Wenn andererseits das Vernichten der Pflanzen bewirkt werden soll, kann jede für
diesen Zweck ausreichende Menge angewendet werden. In letzterer Beziehung können,
da die verschiedenen Arten von Pflanzen in ihrer relativen Widerstandsfähigkeit
gegen Pflanzenvertilgungsmittel beträchtlich variieren, selektive Vernichtungsmaßnahmen
gegenüber den Pflanzen angewendet werden. Die Anwendung von Behandlungsmitteln nach
der vorliegenden Erfindung auf die Stengel von Schnitttlingen bewirkt das Wachstum
von Wurzeln an oder in der Nähe der Anwendungszone. Bei solcher Behandlung von Schnittlingen
vor dem Einpflanzen zeigte das Eingehen derselben einen starken Rückgang. Ein zweckmäßiges
und wirksames Verfahren besteht in der Mischung des aktiven Mittels mit einer viskosen
Flüssigkeit oder Paste, wie z. B. Lanolin, oder einem höhermolekularen Äthylenoxydkondensationsprodukt,
wie z. B. Polyglykoläther.

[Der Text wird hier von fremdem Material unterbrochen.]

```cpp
int rau_wait_grads(rau_ctx* ctx, int group, void* hip_stream) {
  if (int rc = check_group(ctx, group)) return rc;
  if (!ctx->bwd_done) return fail(RAU_ERR_STATE, "rau_wait_grads: no rau_backward to wait for");
  hipStream_t s = (hipStream_t)hip_stream;
  if (group == RAU_GROUP_MULT && !ctx->graph_last) {
    HIPC(hipStreamWaitEvent(s, ctx->evD, 0));
    HIPC(hipStreamWaitEvent(s, ctx->evM3, 0));
// ... 242 lines not shown
```

Before: 27630 QA-pairs/s.

## Add dedicated LDS-pipelined wgrad GEMM kernel and move colsums to separate stream

Adds a new split-K weight-gradient kernel for f32 TN grouped problems. It uses direct global-to-LDS loads, a three-stage LDS ring, hand-scheduled ds_read_b128 and MFMA 16x16x4 issue, and fused row-sum accumulation. Eligible problems (M, N divisible by 4, non-bf16) are routed to it instead of the generic group GEMM, with slab offsets padded to 4 floats for aligned float4 stores. The mult-wgrad colsum reductions now always run on stream st3, so they can overlap the GEMM on the other stream, joined back through an event. This adds an alignment requirement on the slab and a more complex cross-stream dependency.

```diff
diff --git a/rau_vqa_amd/csrc/gemm_lin.hip b/rau_vqa_amd/csrc/gemm_lin.hip
--- a/rau_vqa_amd/csrc/gemm_lin.hip
+++ b/rau_vqa_amd/csrc/gemm_lin.hip
@@ -1,4 +1,5 @@
 #include <algorithm>
+#include <cstdint>
 #include <cstdio>
 #include <cstdlib>
 
@@ -273,10 +274,11 @@
   const int per = (nk + s - 1) / s;
   return (nk + per - 1) / per;
 }
+static size_t up4(size_t n) { return (n + 3) & ~(size_t)3; }
 size_t gemm_tn_group_slab_floats(const TnProblem* pr, int np, int K) {
   const int s = group_splits(pr, np, K);
   size_t n = 0;
-  for (int i = 0; i < np; ++i) n += (size_t)s * ((size_t)pr[i].M * pr[i].N + pr[i].M);
+  for (int i = 0; i < np; ++i) n += up4((size_t)s * pr[i].M * pr[i].N) + up4((size_t)s * pr[i].M);
   return n;
 }
 
@@ -316,37 +318,46 @@
   if (np < 1 || np > kGroupMax) return hipErrorInvalidValue;
   if (gemm_tn_group_slab_floats(pr, np, K) > slab_floats) return hipErrorInvalidValue;
   const int s = group_splits(pr, np, K);
-  GroupParams G{};
+  GroupParams G{}, D{};
   GroupReduce R{};
-  G.np = np; G.K = K;
-  G.nk = (K + BK - 1) / BK;
-  G.nk_per_split = (G.nk + s - 1) / s;
+  for (GroupParams* g : {&G, &D}) {
+    g->K = K;
+    g->nk = (K + BK - 1) / BK;
+    g->nk_per_split = (g->nk + s - 1) / s;
+  }
   R.np = np; R.splits = s;
   float* w = slab;
-  int wg = 0;
   for (int i = 0; i < np; ++i) {
-    GroupProb& q = G.p[i];
+    GroupParams& g = (!bf16 && wgrad_lin_ok(pr[i].M, pr[i].N)) ? D : G;
+    GroupProb& q = g.p[g.np];
     q.A = pr[i].A; q.lda = pr[i].lda; q.B = pr[i].B; q.ldb = pr[i].ldb;
     q.M = pr[i].M; q.N = pr[i].N;
     q.tiles_m = (q.M + 127) / 128; q.tiles_n = (q.N + 127) / 128;
     q.slab = w;
-    w += (size_t)s * q.M * q.N;
+    w += up4((size_t)s * q.M * q.N);
     q.rs_out = w;
-    w += (size_t)s * q.M;
-    G.wg0[i] = wg;
-    wg += q.tiles_m * q.tiles_n * s;
+    w += up4((size_t)s * q.M);
+    g.wg0[g.np + 1] = g.wg0[g.np] + q.tiles_m * q.tiles_n * s;
+    ++g.np;
     R.slab[i] = q.slab; R.rs[i] = q.rs_out; R.dst[i] = pr[i].C; R.db[i] = pr[i].dbias;
     R.mn[i] = (long)q.M * q.N; R.m[i] = q.M;
     R.e0[i + 1] = R.e0[i] + R.mn[i];
     R.b0[i + 1] = R.b0[i] + q.M;
   }
-  G.wg0[np] = wg;
-  if (bf16)
-    hipLaunchKernelGGL((gemm_group_kernel<128, 128, BK, SRC_RC_SUM, SRC_RC, 1>), dim3(wg), dim3(256), 0,
-                       st, G);
-  else
-  hipLaunchKernelGGL((gemm_group_kernel<128, 128, BK, SRC_RC_SUM, SRC_RC>), dim3(wg), dim3(256), 0,
-                     st, G);
+  if (D.np > 0) {
+    if ((reinterpret_cast<uintptr_t>(slab) & 15) != 0) return hipErrorInvalidValue;
+    hipError_t e = wgrad_lin_group(st, D);
+    if (e != hipSuccess) return e;
+  }
+  if (G.np > 0) {
+    const int wg = G.wg0[G.np];
+    if (bf16)
+      hipLaunchKernelGGL((gemm_group_kernel<128, 128, BK, SRC_RC_SUM, SRC_RC, 1>), dim3(wg), dim3(256), 0,
+                         st, G);
+    else
+      hipLaunchKernelGGL((gemm_group_kernel<128, 128, BK, SRC_RC_SUM, SRC_RC>), dim3(wg), dim3(256), 0,
+                         st, G);
+  }
   hipError_t e = hipGetLastError();
   if (e != hipSuccess) return e;
   const long n = R.e0[np] + R.b0[np];
diff --git a/rau_vqa_amd/csrc/kernels.h b/rau_vqa_amd/csrc/kernels.h
--- a/rau_vqa_amd/csrc/kernels.h
+++ b/rau_vqa_amd/csrc/kernels.h
@@ -54,6 +54,10 @@
 size_t gemm_tn_group_slab_floats(const TnProblem* pr, int np, int K);
 hipError_t gemm_tn_group_acc(hipStream_t st, const TnProblem* pr, int np, int K, float* slab,
                              size_t slab_floats, int bf16 = 0);
+struct GroupParams;
+bool wgrad_lin_ok(int M, int N);
+hipError_t wgrad_lin_group(hipStream_t st, const GroupParams& G);
+int wgrad_lin_bank_conflicts(void);
 
 hipError_t conv_embed_fwd(hipStream_t st, int nB, int D, int S, int M, const float* X,
                           const float* WiT , const float* bi, float* I, int bf16 = 0,
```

Auch andere viskose- oder pastenförmige Substanzen, die
an dem abgeschnittenen Stengel haften, können für den vorgesehenen Zweck benutzt
werden, vorausgesetzt natürlich, daß sie nicht für den Stengel schädlich sind. Die
Menge an aktivem Mittel, die zur Erzeugung einer Wurzelbildung notwendig ist, ist
gering und beläuft sich normalerweise auf i bis io mg aktiven Mittels je abgeschnittene
Pflanze. Die Verwendung von größeren Mengen ist unzweckmäßig.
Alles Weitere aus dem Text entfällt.